[Entries taken from a collection]
struct BlurCol { unsigned a0, a1, sel; };
__device__ __forceinline__ BlurCol blur_col(int g, int w, unsigned ss) {
#define BLUR_SEL(i0, i1, i2, i3) ((unsigned)(i0) | ((unsigned)(i1) << 8) | ((unsigned)(i2) << 16) | ((unsigned)(i3) << 24))
    BlurCol c;
    if (g < 0) { c.a0 = 0u; c.a1 = 4u; c.sel = BLUR_SEL(4, 3, 2, 1); }
    else if (g + 4 <= w) { c.a0 = c.a1 = (unsigned)g; c.sel = BLUR_SEL(0, 1, 2, 3); }
    else if (g < w) {
        const int q = w - g;
        unsigned idx[4];
#pragma unroll
        for (int j = 0; j < 4; ++j) idx[j] = (unsigned)(j < q ? 4 + j : 2 * q + 2 - j);
        c.a0 = (unsigned)(g - 4); c.a1 = (unsigned)g; c.sel = BLUR_SEL(idx[0], idx[1], idx[2], idx[3]);
    } else if (g <= w + 2) {
        const int t = g - w, gb = (w - 4) & ~3;
        unsigned idx[4];
#pragma unroll
        for (int j = 0; j < 4; ++j) idx[j] = j <= 2 - t ? (unsigned)(w - 2 - t - j - gb) : 0x0Cu;
        c.a0 = (unsigned)gb; c.a1 = min((unsigned)gb + 4u, ss - 4u); c.sel = BLUR_SEL(idx[0], idx[1], idx[2], idx[3]);
    } else { c.a0 = c.a1 = 0u; c.sel = BLUR_SEL(0x0C, 0x0C, 0x0C, 0x0C); }
#undef BLUR_SEL
    return c;
}
__device__ __forceinline__ uint32_t blur_fetch2(const uint8_t* S, unsigned ss, int h, int row, const BlurCol c) {
    const unsigned ro = __umul24((unsigned)reflect101(row, h), ss);
    return __builtin_amdgcn_perm(*reinterpret_cast<const uint32_t*>(S + (ro + c.a1)), *reinterpret_cast<const uint32_t*>(S + (ro + c.a0)), c.sel);
}

template <bool INTERIOR>
__device__ __forceinline__ void blur_strip(uint8_t (*in)[72], uint32_t (*rp)[64], const uint8_t* S, const size_t sstride, const bool aligned,
                                           uint8_t* D, const unsigned dstride, const int w, const int h, const int bx, const int by0, const int tid) {
    const int i0 = tid, i1 = tid + 256;
    const bool has1 = i1 < 22 * 18;
    const int r0 = i0 / 18, r1 = i1 / 18;
    const int g0 = bx - 4 + 4 * (i0 - r0 * 18), g1 = bx - 4 + 4 * (i1 - r1 * 18);
    const bool whole0 = aligned && g0 >= 0 && g0 + 4 <= w, whole1 = aligned && g1 >= 0 && g1 + 4 <= w;
    uint32_t* const st0 = reinterpret_cast<uint32_t*>(&in[r0][4 * (i0 - r0 * 18)]);
    uint32_t* const st1 = reinterpret_cast<uint32_t*>(&in[has1 ? r1 : 0][has1 ? 4 * (i1 - r1 * 18) : 0]);
    const unsigned ss = (unsigned)sstride;
    const BlurCol bc0 = blur_col(g0, w, ss), bc1 = blur_col(g1, w, ss);
    uint32_t v0 = INTERIOR ? *reinterpret_cast<const uint32_t*>(S + (__umul24((unsigned)(by0 + r0 - 3), ss) + (unsigned)g0))
                           : aligned ? blur_fetch2(S, ss, h, by0 + r0 - 3, bc0) : blur_fetch(S, ss, whole0, w, h, g0, by0 + r0 - 3);
    uint32_t v1 = !has1 ? 0u : INTERIOR ? *reinterpret_cast<const uint32_t*>(S + (__umul24((unsigned)(by0 + r1 - 3), ss) + (unsigned)g1))
                                        : aligned ? blur_fetch2(S, ss, h, by0 + r1 - 3, bc1) : blur_fetch(S, ss, whole1, w, h, g1, by0 + r1 - 3);
    *st0 = v0;
    if (has1) *st1 = v1;
    __syncthreads();
    const uint32_t TA = 18u | (34u << 8) | (49u << 16) | (55u << 24), TB = 49u | (34u << 8) | (18u << 16);
    const int cy = tid >> 4, cx4 = (tid & 15) * 4;
    const bool odd = cy & 1;
    const uint32_t k0 = odd ? (18u << 16) : (18u | (34u << 16)), k1 = odd ? (34u | (49u << 16)) : (49u | (55u << 16));
    const uint32_t k2 = odd ? (55u | (49u << 16)) : (49u | (34u << 16)), k3 = odd ? (34u | (18u << 16)) : 18u;
#pragma unroll 1
    for (int s = 0; s < BLUR_STEPS; ++s) {
        const int by = by0 + 16 * s;
        const bool more = s + 1 < BLUR_STEPS && (INTERIOR || by + 16 < h);
        if (more) {
            if (INTERIOR) {
                v0 = *reinterpret_cast<const uint32_t*>(S + (__umul24((unsigned)(by + 16 + r0 - 3), ss) + (unsigned)g0));
                if (has1) v1 = *reinterpret_cast<const uint32_t*>(S + (__umul24((unsigned)(by + 16 + r1 - 3), ss) + (unsigned)g1));
            } else {
                if (aligned) {
                    v0 = blur_fetch2(S, ss, h, by + 16 + r0 - 3, bc0);
                    if (has1) v1 = blur_fetch2(S, ss, h, by + 16 + r1 - 3, bc1);
                } else {
                    v0 = blur_fetch(S, ss, whole0, w, h, g0, by + 16 + r0 - 3);
                    if (has1) v1 = blur_fetch(S, ss, whole1, w, h, g1, by + 16 + r1 - 3);
                }
            }
        }
        if (tid < 11 * 16) {
            const int p = tid >> 4, c = (tid & 15) * 4;
            uint32_t o[2][4];
#pragma unroll
            for (int rr = 0; rr < 2; ++rr) {
                const uint32_t* pw = reinterpret_cast<const uint32_t*>(&in[2 * p + rr][c]);
                const uint32_t w0 = pw[0], w1 = pw[1], w2 = pw[2];
                o[rr][0] = __builtin_amdgcn_udot4(__builtin_amdgcn_alignbyte(w2, w1, 1), TB, __builtin_amdgcn_udot4(__builtin_amdgcn_alignbyte(w1, w0, 1), TA, 0u, false), false);
                o[rr][1] = __builtin_amdgcn_udot4(__builtin_amdgcn_alignbyte(w2, w1, 2), TB, __builtin_amdgcn_udot4(__builtin_amdgcn_alignbyte(w1, w0, 2), TA, 0u, false), false);
                o[rr][2] = __builtin_amdgcn_udot4(__builtin_amdgcn_alignbyte(w2, w1, 3), TB, __builtin_amdgcn_udot4(__builtin_amdgcn_alignbyte(w1, w0, 3), TA, 0u, false), false);
                o[rr][3] = __builtin_amdgcn_udot4(w2, TB, __builtin_amdgcn_udot4(w1, TA, 0u, false), false);
            }
            *reinterpret_cast<uint4*>(&rp[p][c]) = make_uint4(o[0][0] | (o[1][0] << 16), o[0][1] | (o[1][1] << 16),
                                                               o[0][2] | (o[1][2] << 16), o[0][3] | (o[1][3] << 16));
        }
        __syncthreads();
        if (more) {
            *st0 = v0;
            if (has1) *st1 = v1;
        }
        if (INTERIOR || (bx + cx4 < w && by + cy < h)) {
            const int pb = cy >> 1;
            const uint4 a0 = *reinterpret_cast<const uint4*>(&rp[pb][cx4]), a1 = *reinterpret_cast<const uint4*>(&rp[pb + 1][cx4]);
            const uint4 a2 = *reinterpret_cast<const uint4*>(&rp[pb + 2][cx4]), a3 = *reinterpret_cast<const uint4*>(&rp[pb + 3][cx4]);
#define BLUR_COL(f) min((udot2(a3.f, k3, udot2(a2.f, k2, udot2(a1.f, k1, udot2(a0.f, k0, 1u << 15)))) >> 16), 255u)
            const uint32_t out = BLUR_COL(x) | (BLUR_COL(y) << 8) | (BLUR_COL(z) << 16) | (BLUR_COL(w) << 24);
#undef BLUR_COL
            *reinterpret_cast<uint32_t*>(D + (__umul24((unsigned)(by + cy), dstride) + (unsigned)(bx + cx4))) = out;
        }
        if (!more) break;
        __syncthreads();
    }
}

__global__ __launch_bounds__(256) void blur_all_kernel(
    const OrbLevel* __restrict__ levels, const uint4* __restrict__ tiles,
    const uint8_t* __restrict__ img0, size_t img0_stride, size_t img0_frame,
    const uint8_t* __restrict__ pyr, uint8_t* __restrict__ blur, unsigned ntiles, unsigned inv_tiles, unsigned total) {
    __shared__ __attribute__((aligned(16))) uint8_t in[22][72];
    __shared__ __attribute__((aligned(16))) uint32_t rp[11][64];
    const int tid = threadIdx.x;
    const unsigned lin = blockIdx.x, per_xcd = (total + 7u) >> 3;
    const unsigned logical = (lin & 7u) * per_xcd + (lin >> 3);
    if (logical >= total) return;
    int frame = (int)__umulhi(logical, inv_tiles);
    if ((unsigned)frame * ntiles > logical) --frame;
    const uint4 tt = tiles[logical - (unsigned)frame * ntiles];
    const int level = (int)tt.x, bx = (int)tt.y, by0 = (int)tt.z;
    const OrbLevel& L = levels[level];
    const int w = L.w, h = L.h;
    const uint8_t* S;
    size_t sstride;
    if (level == 0) { S = img0 + (size_t)frame * img0_frame; sstride = img0_stride; }
    else { S = pyr + L.plane_off + (size_t)frame * L.plane_bytes; sstride = (size_t)L.stride; }
    const bool aligned = ((((uintptr_t)S) | sstride) & 3) == 0;
    uint8_t* D = blur + L.blur_off + (size_t)frame * L.blur_bytes;
    const bool interior = aligned && bx >= 4 && bx + 68 <= w && by0 >= 3 && by0 + ORB_BLUR_STRIP_H + 3 <= h;
    if (interior) blur_strip<true>(in, rp, S, sstride, aligned, D, (unsigned)L.stride, w, h, bx, by0, tid);
    else blur_strip<false>(in, rp, S, sstride, aligned, D, (unsigned)L.stride, w, h, bx, by0, tid);
}

template <bool EDGE>
__global__ __launch_bounds__(256) void blur_stream_kernel(
    const OrbLevel* __restrict__ levels, const uint4* __restrict__ tiles,
    const uint8_t* __restrict__ img0, size_t img0_stride, size_t img0_frame,
    const uint8_t* __restrict__ pyr, uint8_t* __restrict__ blur, unsigned ntiles) {
    const unsigned tile = blockIdx.x * 16u + (threadIdx.x >> 4);
    if (tile >= ntiles) return;
    const int frame = blockIdx.y;
    const uint4 tt = tiles[tile];
    const int level = (int)tt.x, by0 = (int)tt.z;
    const int x0 = (int)tt.y + 4 * (int)(threadIdx.x & 15);
    const OrbLevel& L = levels[level];
    const int h = L.h;
    const uint8_t* S;
    unsigned ss;
    if (level == 0) { S = img0 + (size_t)frame * img0_frame; ss = (unsigned)img0_stride; }
    else { S = pyr + L.plane_off + (size_t)frame * L.plane_bytes; ss = (unsigned)L.stride; }
    if (EDGE && x0 >= L.w) return;
    BlurCol bc[3];
    if (EDGE) {
#pragma unroll
        for (int k = 0; k < 3; ++k) bc[k] = blur_col(x0 - 4 + 4 * k, L.w, ss);
    } else S += x0 - 4;
    uint8_t* D = blur + L.blur_off + (size_t)frame * L.blur_bytes + x0;
    const unsigned ds = (unsigned)L.stride;
    const uint32_t TA = 18u | (34u << 8) | (49u << 16) | (55u << 24), TB = 49u | (34u << 8) | (18u << 16);
    const uint32_t kA0 = 18u | (34u << 16), kA1 = 49u | (55u << 16), kA2 = 49u | (34u << 16), kA3 = 18u;
    const uint32_t kB0 = 18u << 16, kB1 = 34u | (49u << 16), kB2 = 55u | (49u << 16), kB3 = 34u | (18u << 16);
    const int ylast = min(by0 + ORB_BLUR_STRIP_H, h) - 1;
    const int p0 = (by0 - 3) >> 1, p1 = (ylast + 3) >> 1;
    typedef unsigned blur_u3 __attribute__((ext_vector_type(3)));
    auto fetch = [&](int yy) -> blur_u3 {
        int r = yy < 0 ? -yy : yy;
        r = r >= h ? 2 * h - 2 - r : r;
        r = min(max(r, 0), h - 1);
        if (EDGE) {
            const uint8_t* R = S + __umul24((unsigned)r, ss);
            blur_u3 v;
            v.x = __builtin_amdgcn_perm(*reinterpret_cast<const uint32_t*>(R + bc[0].a1), *reinterpret_cast<const uint32_t*>(R + bc[0].a0), bc[0].sel);
            v.y = __builtin_amdgcn_perm(*reinterpret_cast<const uint32_t*>(R + bc[1].a1), *reinterpret_cast<const uint32_t*>(R + bc[1].a0), bc[1].sel);
            v.z = __builtin_amdgcn_perm(*reinterpret_cast<const uint32_t*>(R + bc[2].a1), *reinterpret_cast<const uint32_t*>(R + bc[2].a0), bc[2].sel);
            return v;
        }
        return *reinterpret_cast<const blur_u3*>(S + __umul24((unsigned)r, ss));
    };
    auto rowpass = [&](const blur_u3 v, uint32_t* o) {
        o[0] = __builtin_amdgcn_udot4(__builtin_amdgcn_alignbyte(v.z, v.y, 1), TB, __builtin_amdgcn_udot4(__builtin_amdgcn_alignbyte(v.y, v.x, 1), TA, 0u, false), false);
        o[1] = __builtin_amdgcn_udot4(__builtin_amdgcn_alignbyte(v.z, v.y, 2), TB, __builtin_amdgcn_udot4(__builtin_amdgcn_alignbyte(v.y, v.x, 2), TA, 0u, false), false);
        o[2] = __builtin_amdgcn_udot4(__builtin_amdgcn_alignbyte(v.z, v.y, 3), TB, __builtin_amdgcn_udot4(__builtin_amdgcn_alignbyte(v.y, v.x, 3), TA, 0u, false), false);
        o[3] = __builtin_amdgcn_udot4(v.z, TB, __builtin_amdgcn_udot4(v.y, TA, 0u, false), false);
    };
    uint32_t P0[4] = {0, 0, 0, 0}, P1[4] = {0, 0, 0, 0}, P2[4] = {0, 0, 0, 0}, P3[4];
    blur_u3 va = fetch(2 * p0), vb = fetch(2 * p0 + 1), va1 = fetch(2 * p0 + 2), vb1 = fetch(2 * p0 + 3), va2 = fetch(2 * p0 + 4), vb2 = fetch(2 * p0 + 5);
#pragma unroll 4
    for (int p = p0; p <= p1; ++p) {
        const blur_u3 ca = va, cb = vb;
        va = va1; vb = vb1; va1 = va2; vb1 = vb2;
        va2 = fetch(2 * p + 6); vb2 = fetch(2 * p + 7);
        uint32_t oa[4], ob[4];
        rowpass(ca, oa); rowpass(cb, ob);
#pragma unroll
        for (int j = 0; j < 4; ++j) P3[j] = oa[j] | (ob[j] << 16);
        const int ya = 2 * p - 3, yb = 2 * p - 2;
#define BLUR_OUT(k0, k1, k2, k3, j) min((udot2(P3[j], k3, udot2(P2[j], k2, udot2(P1[j], k1, udot2(P0[j], k0, 1u << 15)))) >> 16), 255u)
        if (ya >= by0 && ya <= ylast)
            *reinterpret_cast<uint32_t*>(D + __umul24((unsigned)ya, ds)) = BLUR_OUT(kA0, kA1, kA2, kA3, 0) | (BLUR_OUT(kA0, kA1, kA2, kA3, 1) << 8) | (BLUR_OUT(kA0, kA1, kA2, kA3, 2) << 16) | (BLUR_OUT(kA0, kA1, kA2, kA3, 3) << 24);
        if (yb >= by0 && yb <= ylast)
            *reinterpret_cast<uint32_t*>(D + __umul24((unsigned)yb, ds)) = BLUR_OUT(kB0, kB1, kB2, kB3, 0) | (BLUR_OUT(kB0, kB1, kB2, kB3, 1) << 8) | (BLUR_OUT(kB0, kB1, kB2, kB3, 2) << 16) | (BLUR_OUT(kB0, kB1, kB2, kB3, 3) << 24);
#undef BLUR_OUT
#pragma unroll
        for (int j = 0; j < 4; ++j) { P0[j] = P1[j]; P1[j] = P2[j]; P2[j] = P3[j]; }
    }
}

**WHAT YOU HAVE TO DO:** For each line above that contains the word "auto", give the line as it is written.

**RESPONSE AREA:**
    auto fetch = [&](int yy) -> blur_u3 {
    auto rowpass = [&](const blur_u3 v, uint32_t* o) {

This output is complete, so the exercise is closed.